(Records from a data collection)
=====
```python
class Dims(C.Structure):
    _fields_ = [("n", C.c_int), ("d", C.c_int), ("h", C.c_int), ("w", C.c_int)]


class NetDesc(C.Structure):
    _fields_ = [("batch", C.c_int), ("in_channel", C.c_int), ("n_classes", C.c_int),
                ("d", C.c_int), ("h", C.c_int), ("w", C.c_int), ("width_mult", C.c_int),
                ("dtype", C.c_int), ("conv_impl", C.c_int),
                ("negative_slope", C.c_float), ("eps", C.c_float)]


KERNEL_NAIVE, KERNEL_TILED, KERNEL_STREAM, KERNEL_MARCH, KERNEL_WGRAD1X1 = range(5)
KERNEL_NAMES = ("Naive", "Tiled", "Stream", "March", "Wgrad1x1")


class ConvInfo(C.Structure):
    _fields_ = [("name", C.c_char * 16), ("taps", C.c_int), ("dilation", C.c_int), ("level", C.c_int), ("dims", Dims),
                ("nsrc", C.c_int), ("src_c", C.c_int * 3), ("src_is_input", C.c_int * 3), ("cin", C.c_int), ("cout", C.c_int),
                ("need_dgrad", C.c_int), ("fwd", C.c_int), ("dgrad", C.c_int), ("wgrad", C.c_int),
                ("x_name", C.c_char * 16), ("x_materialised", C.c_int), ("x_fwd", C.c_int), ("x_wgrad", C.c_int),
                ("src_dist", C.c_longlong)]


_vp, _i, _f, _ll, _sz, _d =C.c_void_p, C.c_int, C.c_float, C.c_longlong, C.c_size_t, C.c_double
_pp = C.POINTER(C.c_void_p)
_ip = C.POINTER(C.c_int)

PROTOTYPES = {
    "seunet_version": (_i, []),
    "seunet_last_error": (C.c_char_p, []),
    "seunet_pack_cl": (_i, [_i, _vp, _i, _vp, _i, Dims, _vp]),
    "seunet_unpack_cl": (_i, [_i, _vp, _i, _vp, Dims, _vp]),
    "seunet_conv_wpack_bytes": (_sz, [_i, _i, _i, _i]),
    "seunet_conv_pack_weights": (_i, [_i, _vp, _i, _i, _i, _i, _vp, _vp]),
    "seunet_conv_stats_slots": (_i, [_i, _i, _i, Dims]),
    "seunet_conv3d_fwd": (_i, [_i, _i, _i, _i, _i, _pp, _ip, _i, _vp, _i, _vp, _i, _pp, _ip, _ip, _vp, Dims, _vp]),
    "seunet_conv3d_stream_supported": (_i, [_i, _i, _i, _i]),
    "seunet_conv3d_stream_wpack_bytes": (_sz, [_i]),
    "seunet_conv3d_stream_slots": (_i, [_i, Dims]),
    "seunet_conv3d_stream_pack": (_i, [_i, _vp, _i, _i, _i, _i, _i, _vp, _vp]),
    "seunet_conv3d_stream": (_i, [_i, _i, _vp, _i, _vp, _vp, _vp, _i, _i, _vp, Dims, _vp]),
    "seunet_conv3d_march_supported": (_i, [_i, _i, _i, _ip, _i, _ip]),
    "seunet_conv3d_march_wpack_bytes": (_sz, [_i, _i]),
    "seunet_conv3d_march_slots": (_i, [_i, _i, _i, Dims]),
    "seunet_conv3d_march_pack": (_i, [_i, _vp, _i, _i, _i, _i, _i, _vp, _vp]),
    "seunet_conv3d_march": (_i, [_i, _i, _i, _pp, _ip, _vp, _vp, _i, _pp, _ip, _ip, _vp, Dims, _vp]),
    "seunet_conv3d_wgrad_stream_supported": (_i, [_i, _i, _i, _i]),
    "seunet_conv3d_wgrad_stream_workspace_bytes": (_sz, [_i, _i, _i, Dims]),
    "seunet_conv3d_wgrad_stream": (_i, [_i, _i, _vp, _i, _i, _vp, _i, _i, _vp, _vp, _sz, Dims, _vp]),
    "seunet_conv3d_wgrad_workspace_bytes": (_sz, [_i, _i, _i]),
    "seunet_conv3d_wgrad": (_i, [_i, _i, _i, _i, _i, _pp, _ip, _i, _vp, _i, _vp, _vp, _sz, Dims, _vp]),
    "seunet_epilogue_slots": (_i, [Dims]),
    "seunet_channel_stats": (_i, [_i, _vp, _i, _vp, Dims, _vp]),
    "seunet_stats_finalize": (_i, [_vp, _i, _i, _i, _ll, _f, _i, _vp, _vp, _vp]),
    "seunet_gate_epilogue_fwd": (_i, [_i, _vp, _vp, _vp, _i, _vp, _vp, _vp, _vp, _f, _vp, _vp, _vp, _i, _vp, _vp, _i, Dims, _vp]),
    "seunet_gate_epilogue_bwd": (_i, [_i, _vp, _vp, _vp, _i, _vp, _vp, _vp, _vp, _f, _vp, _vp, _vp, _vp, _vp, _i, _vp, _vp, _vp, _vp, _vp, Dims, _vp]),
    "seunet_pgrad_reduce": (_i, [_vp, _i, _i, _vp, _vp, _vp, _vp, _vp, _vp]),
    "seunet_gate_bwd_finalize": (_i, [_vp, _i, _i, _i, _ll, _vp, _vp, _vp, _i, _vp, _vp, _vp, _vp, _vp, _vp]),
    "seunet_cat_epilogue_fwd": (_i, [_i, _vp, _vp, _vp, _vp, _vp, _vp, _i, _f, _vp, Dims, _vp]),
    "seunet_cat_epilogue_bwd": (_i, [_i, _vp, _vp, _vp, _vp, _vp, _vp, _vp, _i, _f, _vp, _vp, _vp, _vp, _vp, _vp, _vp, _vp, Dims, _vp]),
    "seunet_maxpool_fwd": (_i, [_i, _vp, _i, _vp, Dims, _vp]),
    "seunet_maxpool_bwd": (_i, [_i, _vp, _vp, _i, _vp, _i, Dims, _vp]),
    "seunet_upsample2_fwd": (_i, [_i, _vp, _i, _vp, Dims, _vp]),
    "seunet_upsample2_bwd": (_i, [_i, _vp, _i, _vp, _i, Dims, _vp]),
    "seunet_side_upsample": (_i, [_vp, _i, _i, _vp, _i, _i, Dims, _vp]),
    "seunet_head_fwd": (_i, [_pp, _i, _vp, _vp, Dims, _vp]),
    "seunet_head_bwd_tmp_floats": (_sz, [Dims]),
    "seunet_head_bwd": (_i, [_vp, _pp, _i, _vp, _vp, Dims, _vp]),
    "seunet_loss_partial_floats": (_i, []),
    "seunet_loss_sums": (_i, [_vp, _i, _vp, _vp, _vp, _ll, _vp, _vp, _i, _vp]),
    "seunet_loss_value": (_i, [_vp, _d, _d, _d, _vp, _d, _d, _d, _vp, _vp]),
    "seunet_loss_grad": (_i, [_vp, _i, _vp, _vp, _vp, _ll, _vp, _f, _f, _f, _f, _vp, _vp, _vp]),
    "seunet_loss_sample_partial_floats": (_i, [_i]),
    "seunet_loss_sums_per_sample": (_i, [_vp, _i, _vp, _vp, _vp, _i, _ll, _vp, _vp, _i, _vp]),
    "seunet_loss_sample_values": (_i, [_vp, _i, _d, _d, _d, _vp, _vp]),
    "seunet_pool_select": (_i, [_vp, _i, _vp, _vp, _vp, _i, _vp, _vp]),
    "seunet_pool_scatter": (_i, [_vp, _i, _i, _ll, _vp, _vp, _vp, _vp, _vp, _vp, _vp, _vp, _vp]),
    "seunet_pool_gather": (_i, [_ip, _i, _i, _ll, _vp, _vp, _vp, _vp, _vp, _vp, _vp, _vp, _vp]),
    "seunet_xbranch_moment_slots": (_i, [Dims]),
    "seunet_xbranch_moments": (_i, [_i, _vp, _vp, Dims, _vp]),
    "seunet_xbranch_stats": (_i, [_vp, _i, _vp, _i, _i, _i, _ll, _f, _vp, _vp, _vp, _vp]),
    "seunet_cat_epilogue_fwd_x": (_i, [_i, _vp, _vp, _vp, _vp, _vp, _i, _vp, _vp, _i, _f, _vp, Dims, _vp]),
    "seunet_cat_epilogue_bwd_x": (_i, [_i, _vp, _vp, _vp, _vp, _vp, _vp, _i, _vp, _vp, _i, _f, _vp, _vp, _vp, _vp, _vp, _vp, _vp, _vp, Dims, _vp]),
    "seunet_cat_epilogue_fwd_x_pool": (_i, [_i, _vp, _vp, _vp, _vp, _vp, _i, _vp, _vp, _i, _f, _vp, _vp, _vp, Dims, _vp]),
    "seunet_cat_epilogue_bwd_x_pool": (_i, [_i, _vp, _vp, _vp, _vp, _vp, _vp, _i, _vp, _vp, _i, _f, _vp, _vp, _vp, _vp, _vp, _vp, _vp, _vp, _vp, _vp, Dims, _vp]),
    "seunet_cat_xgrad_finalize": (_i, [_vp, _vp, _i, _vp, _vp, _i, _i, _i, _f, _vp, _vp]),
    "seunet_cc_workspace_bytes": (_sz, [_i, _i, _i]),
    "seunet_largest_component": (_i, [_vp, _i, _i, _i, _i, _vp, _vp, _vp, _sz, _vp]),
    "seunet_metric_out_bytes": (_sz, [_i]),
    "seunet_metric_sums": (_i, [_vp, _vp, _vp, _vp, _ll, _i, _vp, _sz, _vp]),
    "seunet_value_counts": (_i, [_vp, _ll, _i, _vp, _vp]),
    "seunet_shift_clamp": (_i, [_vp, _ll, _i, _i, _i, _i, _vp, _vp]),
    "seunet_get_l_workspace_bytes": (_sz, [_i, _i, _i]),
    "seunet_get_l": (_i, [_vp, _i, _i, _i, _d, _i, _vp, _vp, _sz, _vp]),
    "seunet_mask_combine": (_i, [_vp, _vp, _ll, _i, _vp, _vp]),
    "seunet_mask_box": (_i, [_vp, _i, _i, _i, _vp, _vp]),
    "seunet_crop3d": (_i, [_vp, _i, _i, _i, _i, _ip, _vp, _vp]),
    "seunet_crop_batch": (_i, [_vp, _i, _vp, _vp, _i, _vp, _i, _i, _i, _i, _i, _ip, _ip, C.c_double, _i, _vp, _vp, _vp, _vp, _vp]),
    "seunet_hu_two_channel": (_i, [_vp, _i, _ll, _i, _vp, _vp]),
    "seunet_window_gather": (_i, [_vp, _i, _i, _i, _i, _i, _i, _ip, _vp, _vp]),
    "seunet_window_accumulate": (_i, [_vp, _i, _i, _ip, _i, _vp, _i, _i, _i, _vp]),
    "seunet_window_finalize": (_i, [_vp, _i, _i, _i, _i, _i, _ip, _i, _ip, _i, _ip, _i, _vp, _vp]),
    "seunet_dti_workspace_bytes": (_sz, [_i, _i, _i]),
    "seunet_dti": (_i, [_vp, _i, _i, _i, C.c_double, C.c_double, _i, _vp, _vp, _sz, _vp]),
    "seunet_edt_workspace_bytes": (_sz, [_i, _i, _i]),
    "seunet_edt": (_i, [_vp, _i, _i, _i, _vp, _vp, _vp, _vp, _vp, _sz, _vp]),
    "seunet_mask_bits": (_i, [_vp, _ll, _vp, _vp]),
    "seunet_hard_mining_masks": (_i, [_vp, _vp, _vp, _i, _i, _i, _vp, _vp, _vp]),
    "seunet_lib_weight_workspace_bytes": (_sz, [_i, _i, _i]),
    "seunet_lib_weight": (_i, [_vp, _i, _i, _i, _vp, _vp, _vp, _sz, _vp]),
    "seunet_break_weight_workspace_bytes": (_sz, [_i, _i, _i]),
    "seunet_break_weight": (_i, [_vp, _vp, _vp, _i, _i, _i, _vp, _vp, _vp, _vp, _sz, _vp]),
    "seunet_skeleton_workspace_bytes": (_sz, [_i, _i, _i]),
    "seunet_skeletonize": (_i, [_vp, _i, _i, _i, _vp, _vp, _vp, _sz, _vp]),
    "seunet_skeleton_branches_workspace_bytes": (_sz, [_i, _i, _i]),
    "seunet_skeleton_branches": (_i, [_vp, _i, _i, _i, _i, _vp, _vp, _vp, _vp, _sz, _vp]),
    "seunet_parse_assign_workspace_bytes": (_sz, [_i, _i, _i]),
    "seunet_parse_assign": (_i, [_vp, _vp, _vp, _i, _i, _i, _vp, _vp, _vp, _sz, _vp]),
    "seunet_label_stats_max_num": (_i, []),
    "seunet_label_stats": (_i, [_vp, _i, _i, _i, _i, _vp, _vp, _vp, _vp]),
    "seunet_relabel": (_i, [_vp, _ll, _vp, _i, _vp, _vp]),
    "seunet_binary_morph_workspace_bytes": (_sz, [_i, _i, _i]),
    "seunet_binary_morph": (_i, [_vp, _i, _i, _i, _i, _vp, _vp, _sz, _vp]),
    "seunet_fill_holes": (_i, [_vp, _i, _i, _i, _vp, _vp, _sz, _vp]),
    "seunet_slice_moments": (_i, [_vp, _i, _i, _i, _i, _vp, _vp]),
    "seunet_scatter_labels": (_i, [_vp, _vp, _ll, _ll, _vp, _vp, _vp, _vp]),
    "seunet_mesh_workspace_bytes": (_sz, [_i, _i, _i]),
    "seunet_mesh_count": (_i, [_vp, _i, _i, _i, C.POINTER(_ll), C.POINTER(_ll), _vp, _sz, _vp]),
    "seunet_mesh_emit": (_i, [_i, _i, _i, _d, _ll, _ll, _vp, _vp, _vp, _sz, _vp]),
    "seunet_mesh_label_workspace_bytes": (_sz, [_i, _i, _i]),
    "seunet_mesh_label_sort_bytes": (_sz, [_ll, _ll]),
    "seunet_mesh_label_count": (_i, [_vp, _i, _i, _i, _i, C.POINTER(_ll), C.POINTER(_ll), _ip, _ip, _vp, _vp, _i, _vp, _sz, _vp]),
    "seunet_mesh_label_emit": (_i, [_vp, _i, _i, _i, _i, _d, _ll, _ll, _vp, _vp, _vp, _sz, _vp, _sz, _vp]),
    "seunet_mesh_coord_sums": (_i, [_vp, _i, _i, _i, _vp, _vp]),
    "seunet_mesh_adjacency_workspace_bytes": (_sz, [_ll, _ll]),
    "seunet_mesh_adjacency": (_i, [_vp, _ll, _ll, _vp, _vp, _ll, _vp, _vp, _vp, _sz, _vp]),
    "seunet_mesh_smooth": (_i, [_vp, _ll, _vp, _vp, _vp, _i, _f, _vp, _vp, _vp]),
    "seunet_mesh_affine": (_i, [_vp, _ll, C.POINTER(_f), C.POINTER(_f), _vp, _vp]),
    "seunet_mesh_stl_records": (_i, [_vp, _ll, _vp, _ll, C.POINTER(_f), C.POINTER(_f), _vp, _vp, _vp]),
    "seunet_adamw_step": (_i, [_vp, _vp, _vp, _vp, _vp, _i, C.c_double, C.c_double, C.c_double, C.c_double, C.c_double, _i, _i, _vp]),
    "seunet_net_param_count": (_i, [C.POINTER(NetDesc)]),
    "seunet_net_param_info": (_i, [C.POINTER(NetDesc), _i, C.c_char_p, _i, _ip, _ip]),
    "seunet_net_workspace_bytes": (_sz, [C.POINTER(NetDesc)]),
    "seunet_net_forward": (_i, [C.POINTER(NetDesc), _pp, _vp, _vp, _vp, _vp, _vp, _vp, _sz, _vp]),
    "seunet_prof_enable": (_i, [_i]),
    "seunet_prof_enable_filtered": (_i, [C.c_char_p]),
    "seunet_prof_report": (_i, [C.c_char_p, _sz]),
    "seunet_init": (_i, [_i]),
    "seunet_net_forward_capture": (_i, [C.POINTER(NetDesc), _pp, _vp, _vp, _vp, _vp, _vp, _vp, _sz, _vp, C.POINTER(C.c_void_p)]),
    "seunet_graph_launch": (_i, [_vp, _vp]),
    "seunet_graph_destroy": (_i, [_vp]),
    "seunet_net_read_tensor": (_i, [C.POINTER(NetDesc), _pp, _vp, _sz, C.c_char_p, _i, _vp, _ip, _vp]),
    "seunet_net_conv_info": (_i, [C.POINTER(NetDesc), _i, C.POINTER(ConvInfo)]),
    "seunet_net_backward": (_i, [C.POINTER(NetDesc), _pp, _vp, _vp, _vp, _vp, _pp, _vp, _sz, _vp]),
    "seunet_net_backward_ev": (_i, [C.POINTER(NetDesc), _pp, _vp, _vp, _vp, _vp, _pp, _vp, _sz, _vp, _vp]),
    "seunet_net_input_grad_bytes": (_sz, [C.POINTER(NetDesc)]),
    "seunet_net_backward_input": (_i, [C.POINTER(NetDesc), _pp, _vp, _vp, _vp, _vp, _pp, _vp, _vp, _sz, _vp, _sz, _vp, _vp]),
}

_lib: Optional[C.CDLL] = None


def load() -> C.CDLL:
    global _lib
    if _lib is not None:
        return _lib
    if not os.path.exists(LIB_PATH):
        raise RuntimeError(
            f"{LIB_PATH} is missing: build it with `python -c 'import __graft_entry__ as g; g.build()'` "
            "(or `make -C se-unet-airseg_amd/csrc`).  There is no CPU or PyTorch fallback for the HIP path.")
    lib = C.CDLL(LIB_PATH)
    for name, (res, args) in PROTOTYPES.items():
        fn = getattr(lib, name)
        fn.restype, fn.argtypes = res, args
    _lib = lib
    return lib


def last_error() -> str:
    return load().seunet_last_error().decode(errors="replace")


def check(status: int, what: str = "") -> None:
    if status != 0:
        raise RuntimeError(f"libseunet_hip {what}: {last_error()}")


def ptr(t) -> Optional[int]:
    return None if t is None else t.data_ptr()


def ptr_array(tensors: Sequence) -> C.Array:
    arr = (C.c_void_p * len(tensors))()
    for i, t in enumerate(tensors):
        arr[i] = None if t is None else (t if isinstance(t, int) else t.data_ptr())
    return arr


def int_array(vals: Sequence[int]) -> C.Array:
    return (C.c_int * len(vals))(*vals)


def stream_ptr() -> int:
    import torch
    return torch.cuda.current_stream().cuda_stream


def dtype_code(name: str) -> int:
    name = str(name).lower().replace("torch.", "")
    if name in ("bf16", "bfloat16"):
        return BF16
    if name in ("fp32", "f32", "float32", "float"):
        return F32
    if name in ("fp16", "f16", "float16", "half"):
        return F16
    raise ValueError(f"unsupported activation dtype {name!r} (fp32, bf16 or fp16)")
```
=====
Work item: Take every line from the data that contains the word "args".

Solution for this problem:
    for name, (res, args) in PROTOTYPES.items():
        fn.restype, fn.argtypes = res, args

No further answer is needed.